# Jesus Hats



## piaemn (Dec 29, 2011)

For all of you asking about the "Jesus" hats, I will post a graph picture with the instructions. It really isn't hard to do and hope a lot of you will be making it as well. Let me know if anyone has a problem with it, I'll be glad to help.


----------



## PearlofGreatPrice (Oct 21, 2011)

Thank you so much for posting. I need to learn how to do these.


----------



## maryrose (Apr 15, 2011)

thank you for sharing this. i will copy this.


----------



## Chezl (Mar 12, 2012)

Please tell me, what is a Jesus hat?


----------



## rujam (Aug 19, 2011)

I would like to know too.


----------



## Knitagain (Jul 24, 2012)

Me too!


----------



## 8 Furry Kids (Jun 30, 2011)

do you have a picture ?


----------



## Nonan (Mar 27, 2011)

Yes, I too would like to see one.


----------



## whitetail (Feb 19, 2011)

A picture would be very helpful, I have never heard of this hat.


----------



## valene (Feb 5, 2012)

I have never heard of this hat either --please send more info


----------



## laurie4 (Nov 3, 2011)

i must of missed this hat


----------



## mommomtwo (Dec 3, 2011)

I am looking at the pattern, and I see JESUS spelled out!
I would like to see a finished piece; very interested!


----------



## Edith M (Aug 10, 2011)

I would also like to see apicture please.


----------



## dollknitter (Jun 20, 2011)

I'd like to see a photo also....i'm a visual person
thanks


----------



## Klockie (Sep 20, 2011)

????


----------



## glwoods (Oct 3, 2012)

I am new to knitting and would be much to knit this hat. The instructions are a bit confusing. I got lost after knit every row for 10 rows. What is "follow pattern, doing 3 sts. between pattern around"?


----------



## Pocahontas (Apr 15, 2011)

dollknitter said:


> I'd like to see a photo also....i'm a visual person
> thanks


Go to top of page and click on 'search'. Type in October Hats and you will see a pic of the Jesus hat.


----------



## janeafennell (Dec 11, 2011)

The name of JESUS, His most beautiful name, in pale blue if you look at the graph real closely... if you cannot see it, just squint and it will appear plain as day to you.... Thank you for sharing this pattern with all of us....

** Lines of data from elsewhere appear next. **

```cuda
__global__ void advance_kernel(int32_t* __restrict__ ctx, int64_t* __restrict__ recovery_in, int64_t* __restrict__ pend,
                               uint64_t* __restrict__ seed_step, const int64_t* __restrict__ tok_buf,
                               const int32_t* __restrict__ n_accept, const int64_t* __restrict__ recovery_out,
                               int64_t* __restrict__ log_tokens, int32_t* __restrict__ log_len, int B, int Kp1, int log_cap) {
  pdl_launch_dependents();
  pdl_wait();
  const int b = threadIdx.x;
  if (b < B) {
    const int n = n_accept[b] + 1;
    int len = log_len[b];
    for (int j = 0; j < n && len < log_cap; ++j) log_tokens[(size_t)b * log_cap + len++] = tok_buf[(size_t)b * Kp1 + j];
    log_len[b] = len;
    ctx[b] += n;
    recovery_in[b] = recovery_out[b];
    pend[b] = (n == Kp1) ? tok_buf[(size_t)b * Kp1 + Kp1 - 1] : -1;
  }
  if (threadIdx.x == 0) seed_step[1] += 1;
}

static bool draft_stream_enabled() {
  static int v = -1;
  if (v < 0) v = env_int("SSDK_DRAFT_STREAM", 1) != 0 ? 1 : 0;
  return v == 1;
}
constexpr int kMaxDynSmem = 227 * 1024 - 2048;
static size_t ds_fixed_smem(const Model& m) {
  const int G = m.H / m.KV, gmax = G <= 4 ? 4 : 8;
  const size_t xs = (size_t)ds_xs_floats(m.d, m.ffn, m.H * m.hd);
  const size_t scratch = (size_t)gmax * m.hd + 2 * m.hd + (size_t)kDsWarps * gmax * (m.hd + 2);
  return (xs + scratch) * 4 + 256;
}
static int ds_ring_slots(const Model& m) {
  const size_t fixed = ds_fixed_smem(m);
  if (fixed + 3 * (size_t)kDsSlotBytes > (size_t)kMaxDynSmem) return 0;
  return (int)std::min<size_t>(kDsMaxSlots, ((size_t)kMaxDynSmem - fixed) / kDsSlotBytes);
}
static bool draft_stream_supported(const Model& m, int B) {
  const int G = m.KV ? m.H / m.KV : 0;
  DsGeom g;
  return B == 1 && m.cfg.tp_size == 1 && m.cfg.layers <= kDsMaxLayers && (m.hd == 64 || m.hd == 128) && G >= 1 && G <= 8 &&
         m.H % m.KV == 0 && m.KV <= 32 && m.d % 8 == 0 && (m.H * m.hd) % 8 == 0 && m.ffn % 8 == 0 &&
         ds_geometry(m.d, m.qkv_dim, false, &g) && ds_geometry(m.H * m.hd, m.d, false, &g) &&
         ds_geometry(m.d, m.ffn, true, &g) && ds_geometry(m.ffn, m.d, false, &g) && ds_geometry(m.d, m.cfg.vocab, false, &g) &&
         ds_ring_slots(m) >= 3;
}
static int draft_stream_max_ctx() {
  static int v = -1;
  if (v < 0) v = std::max(0, env_int("SSDK_DRAFT_STREAM_MAX_CTX", 1024));
  return v;
}
static bool use_draft_stream(ssdk_engine* e, int B, int ctx_bound) {
  const Model& drf = e->model[SSDK_DRAFT];
  return drf.present && draft_stream_enabled() && draft_stream_supported(drf, B) &&
         ctx_bound + e->rt.spec_k + 1 <= draft_stream_max_ctx();
}
template <int HD, int GMAX, bool FP8>
static int launch_draft_stream(Launcher& L, const DsParams& p, size_t smem) {
  static bool attr_set = false;
  if (!attr_set) {
    CK(cudaFuncSetAttribute(draft_stream_kernel<HD, GMAX, FP8>, cudaFuncAttributeMaxDynamicSharedMemorySize, (int)smem));
    attr_set = true;
  }
  cudaLaunchConfig_t cfg = {};
  cfg.gridDim = dim3(num_sms());
  cfg.blockDim = dim3(kDsThreads);
  cfg.dynamicSmemBytes = smem;
  cfg.stream = L.st;
  cudaLaunchAttribute attr[1];
  attr[0].id = cudaLaunchAttributeCooperative;
  attr[0].val.cooperative = 1;
  cfg.attrs = attr;
  cfg.numAttrs = 1;
  cudaError_t err = cudaLaunchKernelEx(&cfg, draft_stream_kernel<HD, GMAX, FP8>, p);
  if (err != cudaSuccess) return fail("draft stream launch failed: %s", cudaGetErrorString(err));
  L.barrier_op();
  ++L.count;
  return 0;
}
static int enqueue_draft_stream(ssdk_engine* e, Launcher& L, int64_t* tok_buf, int n_fwd, const int64_t* pend,
                                const int32_t* ctx0, const int32_t* block_table, const float* temp, const uint64_t* dyn,
                                bf16* logits, int64_t logits_ld) {
  Model& m = e->model[SSDK_DRAFT];
  Workspace& w = e->ws;
  DsParams p;
  memset(&p, 0, sizeof(p));
  p.d = m.d; p.L = m.cfg.layers; p.H = m.H; p.KV = m.KV; p.ffn = m.ffn; p.vocab = m.cfg.vocab; p.qk_norm = m.cfg.qk_norm;
  p.eps = m.cfg.rms_eps;
  p.scale_log2 = (1.0f / sqrtf((float)m.hd)) * 1.4426950408889634f;
  p.embed = m.embed.ptr; p.final_norm = m.final_norm; p.lm_head = m.lm_head.ptr; p.rope = m.rope;
  p.k_cache = m.k_cache; p.v_cache = m.v_cache;
  p.cache_layer_stride = (long long)m.num_blocks * e->rt.block_size * m.KV * m.hd;
  p.block_size = e->rt.block_size; p.max_blocks = e->rt.max_blocks_per_seq;
  p.tok_buf = tok_buf; p.n_fwd = n_fwd; p.skip_last_head = 0;
  p.pend_tok = pend; p.vec_row0 = w.ds_vec0;
// ... 907 lines not shown
```

Before: 375.5.

## Store draft-stream activation vector in shared memory as bf16 instead of fp32

The normalized activation buffer xs in the persistent draft-stream kernel is now held in shared memory as bf16 rather than fp32, halving its footprint. Norm prologues stage fp32 values in the scratch region, and the consumers unpack bf16x8 with one 16-byte load instead of two float4 loads. The smaller fixed shared-memory size can leave room for more ring slots (up to the max of 6), which deepens weight prefetching. The kernel's smem attribute is now re-applied whenever a larger size is requested. Values were already rounded to bf16, so numerics should be unchanged.

Result: no change. 376.4, median of 6 (+0.3%).

```diff
diff --git a/ssd_b200/csrc/draft_stream.cuh b/ssd_b200/csrc/draft_stream.cuh
--- a/ssd_b200/csrc/draft_stream.cuh
+++ b/ssd_b200/csrc/draft_stream.cuh
@@ -67,9 +67,18 @@
   v.act = b;
   return v;
 }
-__host__ SSDK_DEVINL int ds_xs_floats(int d, int ffn, int q_width) {
+__host__ SSDK_DEVINL int ds_xs_elems(int d, int ffn, int q_width) {
   const int a = 2 * d > ffn ? 2 * d : ffn;
   return a > q_width ? a : q_width;
+}
+__host__ SSDK_DEVINL size_t ds_xs_bytes(int d, int ffn, int q_width) {
+  return ((size_t)ds_xs_elems(d, ffn, q_width) * 2 + 15) / 16 * 16;
+}
+__host__ SSDK_DEVINL int ds_xs_floats(int d, int ffn, int q_width) { return ds_xs_elems(d, ffn, q_width); }
+
+__host__ SSDK_DEVINL int ds_scratch_floats(int d, int hd, int gmax) {
+  const int att = gmax * hd + 2 * hd + kDsWarps * gmax * (hd + 2);
+  return att > d ? att : d;
 }
 
 SSDK_DEVINL void ds_sync() {
@@ -222,14 +231,11 @@
   if (lane == 0) mbar_arrive(&r.empty[(r.taken + k) % r.n_slots]);
 }
 
-SSDK_DEVINL void ds_load_x(const float* xseg, int steps, int lane, float (&xr)[kDsMaxSteps][8]) {
+SSDK_DEVINL void ds_load_x(const __nv_bfloat16* xseg, int steps, int lane, float (&xr)[kDsMaxSteps][8]) {
 #pragma unroll
   for (int j = 0; j < kDsMaxSteps; ++j) {
     if (j < steps) {
-      const float4 a = *reinterpret_cast<const float4*>(xseg + j * 256 + lane * 8);
-      const float4 b = *reinterpret_cast<const float4*>(xseg + j * 256 + lane * 8 + 4);
-      xr[j][0] = a.x; xr[j][1] = a.y; xr[j][2] = a.z; xr[j][3] = a.w;
-      xr[j][4] = b.x; xr[j][5] = b.y; xr[j][6] = b.z; xr[j][7] = b.w;
+      unpack_bf16x8(*reinterpret_cast<const uint4*>(xseg + j * 256 + lane * 8), xr[j]);
     } else {
 #pragma unroll
       for (int e = 0; e < 8; ++e) xr[j][e] = 0.f;
@@ -305,50 +311,48 @@
 }
 
 struct DsRow0 {
-  const float* xs;
+  const __nv_bfloat16* xs;
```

JESUS is the sweetest name I know....


----------



## oannejay (Apr 12, 2012)

very cool idea. I have seen popsicle signs but not a hat.


----------



## Shdy990 (Mar 10, 2011)

wasn't aware Jesus wore a hat


----------



## TLL (Jul 15, 2012)

glwoods said:


> I am new to knitting and would be much to knit this hat. The instructions are a bit confusing. I got lost after knit every row for 10 rows. What is "follow pattern, doing 3 sts. between pattern around"?


I was wondering about this line also...would it happen to mean that each square equals 3 sts? Or there are 3 sts between the letters on the wonderful name of Jesus and the rest of the hat?

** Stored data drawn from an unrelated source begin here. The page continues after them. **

typedef __bf16 bf4 __attribute__((ext_vector_type(4)));
typedef __bf16 bf8 __attribute__((ext_vector_type(8)));
// ... 949 lines not shown
                for (int j = 0; j + w2 < KF; j += 2 * w2) t[j] += t[j + w2];
              v = t[0];
            } else {
#pragma unroll 4
              for (int j = 0; j < a.k; ++j) v += dsc[j * QW + qc];
            }
          } else {
#pragma unroll
            for (int p = 0; p < P; ++p) {
              const int j = q - a.s * p;
              const bool ok = static_cast<unsigned>(j) < static_cast<unsigned>(a.k);
              const float x = dsc[(ok ? j : 0) * QW + p];
              v += ok ? x : 0.f;
            }
          }
          const int oq2 = q - a.k;
          if (oq2 >= 0 && oq2 < fin) {
            if (a.s == 1) v += gw[oq2] * gsc[w][0][oq2];
            else v += (oq2 & 1) ? gw[oq2] * gsc[w][0][oq2 >> 1] : gsc[w][2][oq2 >> 1];
          }
          const float cin = mycarry[bl * KP + (q < a.k ? q : 0)];
          if (q < a.k) v += cin;
          if (q < fin) db[t0 + q] = v;
          else if (q < fin + a.k) mycarry[bl * KP + q - fin] = v;
        }
      }
    }
    if (c < nP) {
      const size_t row = (static_cast<size_t>(grp) * a.Lh + m0 + c) * a.H;
      if (a.dc16) {
        __bf16* dcs = reinterpret_cast<__bf16*>(dC_slab) + row;
#pragma unroll
        for (int rb = 0; rb < 4; ++rb)
#pragma unroll
          for (int r = 0; r < 4; ++r) {
            const int h = swz(16 * rb + 4 * g + r);
            if (h < a.H) dcs[h] = static_cast<__bf16>(dCa[rb][r] * kLog2e);
          }
      } else {
        float* dcs = dC_slab + row;
#pragma unroll
        for (int rb = 0; rb < 4; ++rb)
#pragma unroll
          for (int r = 0; r < 4; ++r) {
            const int h = swz(16 * rb + 4 * g + r);
            if (h < a.H) dcs[h] = dCa[rb][r] * kLog2e;
          }
      }
    }
  }

  if constexpr (FZ) {
    if (lane < nb) {
      float v = 0.f;
#pragma unroll
      for (int cc = 0; cc < P; ++cc) v += zls[w][lane][cc];
      fz.lsl[static_cast<size_t>(chn) * a.B + b_lo + lane] = v;
    }
  }
  for (int bl = 0; bl < nb; ++bl) {
    const int b = b_lo + bl;
    for (int q = lane; q < a.k * wdu; q += 64) {
      const float v = mycarry[bl * KP + q];
      if (chn == a.n_chunks - 1) du[static_cast<size_t>(b) * a.pL + a.Lout + q] = v;
      else halo[(static_cast<size_t>(b) * a.n_chunks + chn) * a.k + q] = v;
    }
    if (lane < a.H) dth_slab[(static_cast<size_t>(chn) * a.B + b) * a.H + lane] = dthl[w][bl][swz(lane)] * kLog2e;
  }

  const int H = a.H;
  const int nW = a.k * H + NH * H * H + 3 * NH * H + 2 * H + 2;
  float* ws = dW_slab + static_cast<size_t>(item) * nW;
#pragma unroll
  for (int jb = 0; jb < JB; ++jb)
#pragma unroll
    for (int hb = 0; hb < 4; ++hb)
#pragma unroll
      for (int r = 0; r < 4; ++r) {
        const int j = 16 * jb + 4 * g + r, h = swz(16 * hb + c);
        if (j < a.k && h < H) ws[j * H + h] = dWe[jb][hb][r] * kLog2e;
      }
  const int off_w = a.k * H, off_b = off_w + NH * H * H;
#pragma unroll
  for (int l = 0; l < NH; ++l)
#pragma unroll
    for (int ib = 0; ib < 4; ++ib)
#pragma unroll
      for (int ob = 0; ob < 4; ++ob)
#pragma unroll
        for (int r = 0; r < 4; ++r) {
          const int hi = swz(16 * ib + 4 * g + r), ho = swz(16 * ob + c);
          if (ho < H) {
            if (hi < H) ws[off_w + (l * H + hi) * H + ho] = dW[l][ib][ob][r];
            else if (hi == 63) ws[off_b + l * H + ho] = dW[l][ib][ob][r] * kLog2e;
          }
        }
  for (int i = lane; i < 2 * NH * H; i += 64) ws[off_b + NH * H + i] = 0.f;
  const int off_h = off_b + 3 * NH * H;
  const int oh = GI ? c - 5 : c;
  if (oh == 0 || oh == 1) {
#pragma unroll
    for (int hb = 0; hb < 4; ++hb)
#pragma unroll
      for (int r = 0; r < 4; ++r) {
        const int h = swz(16 * hb + 4 * g + r);
        if (h < H) ws[off_h + h * 2 + oh] = dWh[hb][r] * kLn2;
        else if (h == 63) ws[off_h + 2 * H + oh] = dWh[hb][r];
      }
  }
}

constexpr int NW2 = 8;
constexpr int NT2 = 64 * NW2;
__device__ __forceinline__ float swap_hi_lo(float v) {
  const auto r = __builtin_amdgcn_permlane32_swap(__builtin_bit_cast(unsigned, v), __builtin_bit_cast(unsigned, v),
                                                  false, false);
  return __builtin_bit_cast(float, static_cast<unsigned>(r[1]));
}
constexpr int KP2 = 8;
#ifndef VISSM_NODU_FENCES
#define VISSM_NODU_FENCES 1
#endif
template <bool FZ>
__device__ __forceinline__ void fence2() {
  if constexpr (FZ) fence();
}
#ifndef VISSM_BWD2_AHEAD
#define VISSM_BWD2_AHEAD 2
#endif
#ifndef VISSM_BWD2_AHEAD_VAR
#define VISSM_BWD2_AHEAD_VAR 6
#endif
#ifndef VISSM_BWD2_TAIL_DU
#define VISSM_BWD2_TAIL_DU 5
#endif
#ifndef VISSM_BWD2_TAIL_FZ
#define VISSM_BWD2_TAIL_FZ 59
#endif
#ifndef VISSM_BWD2_TAIL_NODU
#define VISSM_BWD2_TAIL_NODU 4
#endif
#ifndef VISSM_STAGE_AHEAD
#define VISSM_STAGE_AHEAD 1
#endif
#ifndef VISSM_STAGE_AHEAD_VAR
#define VISSM_STAGE_AHEAD_VAR 12
#endif
#ifndef VISSM_STAGE_SITE_DU
#define VISSM_STAGE_SITE_DU 0
#endif
#ifndef VISSM_STAGE_SITE_FZ
#define VISSM_STAGE_SITE_FZ 2
#endif
__device__ __forceinline__ unsigned lds_addr(const void* p) {
  return __builtin_amdgcn_readfirstlane(
      static_cast<unsigned>(reinterpret_cast<size_t>((__attribute__((address_space(3))) const void*)p)));
}
__device__ __forceinline__ void lds_dma_pair(unsigned long long mask0, unsigned long long mask1, unsigned voff,
                                             const float* base0, const float* base1, unsigned dst0, unsigned dst1) {
  unsigned keep_m0;
  unsigned long long keep_exec;
  asm volatile(
      "s_nop 4\n\t"
      "s_mov_b32 %0, m0\n\t"
      "s_and_saveexec_b64 %1, %2\n\t"
      "s_mov_b32 m0, %7\n\t"
      "s_nop 0\n\t"
      "global_load_lds_dword %4, %5\n\t"
      "s_and_b64 exec, %1, %3\n\t"
      "s_mov_b32 m0, %8\n\t"
      "s_nop 0\n\t"
      "global_load_lds_dword %4, %6\n\t"
      "s_mov_b64 exec, %1\n\t"
      "s_mov_b32 m0, %0"
      : "=&s"(keep_m0), "=&s"(keep_exec)
      : "s"(mask0), "s"(mask1), "v"(voff), "s"(base0), "s"(base1), "s"(dst0), "s"(dst1)
      : "memory", "scc");
}
__device__ __forceinline__ unsigned long long lanes_below(int n, bool on) {
  return on ? (n >= 64 ? ~0ull : (1ull << n) - 1ull) : 0ull;
}
template <int N>
__device__ __forceinline__ void stage_windows(const float* src, int pitch, int len, int b0, int b1, int t0, int n,
                                              int lane, float (*win)[N], bool on, bool both) {
  const unsigned long long m = lanes_below(n, on);
  lds_dma_pair(m, both ? m : 0ull, 4u * static_cast<unsigned>(clampi(t0 + lane, len)),
               src + static_cast<size_t>(b0) * pitch, src + static_cast<size_t>(b1) * pitch, lds_addr(win[0]),
               lds_addr(win[1]));
}
__device__ __forceinline__ void stage_wait() { asm volatile("s_waitcnt vmcnt(0)" ::: "memory"); }

constexpr int kSgMfma = 0x008, kSgDsRead = 0x100;
template <int ID, int N, int M>
__device__ __forceinline__ void sg_batch() {
  __builtin_amdgcn_sched_group_barrier(kSgDsRead, N, ID);
#pragma unroll
  for (int i = 0; i < N; ++i) __builtin_amdgcn_sched_group_barrier(kSgMfma, M, ID);
}
template <int ID, int NR, int NM>
__device__ __forceinline__ void sg_seq() {
  __builtin_amdgcn_sched_group_barrier(kSgDsRead, NR, ID);
  __builtin_amdgcn_sched_group_barrier(kSgMfma, NM, ID);
}

__device__ __forceinline__ bf8 cat8(bf4 a, bf4 b) {
  return __builtin_shufflevector(a, b, 0, 1, 2, 3, 4, 5, 6, 7);
}
__device__ __forceinline__ bf8 tr_frag2(const __bf16* img, int hb, int g, int c) {
  return cat8(tr_read(img, hb, g, c), tr_read(img + P * HP, hb, g, c));
}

Thank you very much for your pattern and explaination.


----------



## TLL (Jul 15, 2012)

Ok, I found the picture under "October Hats" - Thank you very much, Pocahontas, for that suggestion! ...I answered part of my own question by looking at the picture - each "X" in the diagram represents 1 st....I am still not sure about the "3 sts between pattern around". Thank you!


----------



## Bookmiss (Mar 8, 2012)

I am looking forward to making this!


----------



## eneurian (May 4, 2011)

glwoods said:


> I am new to knitting and would be much to knit this hat. The instructions are a bit confusing. I got lost after knit every row for 10 rows. What is "follow pattern, doing 3 sts. between pattern around"?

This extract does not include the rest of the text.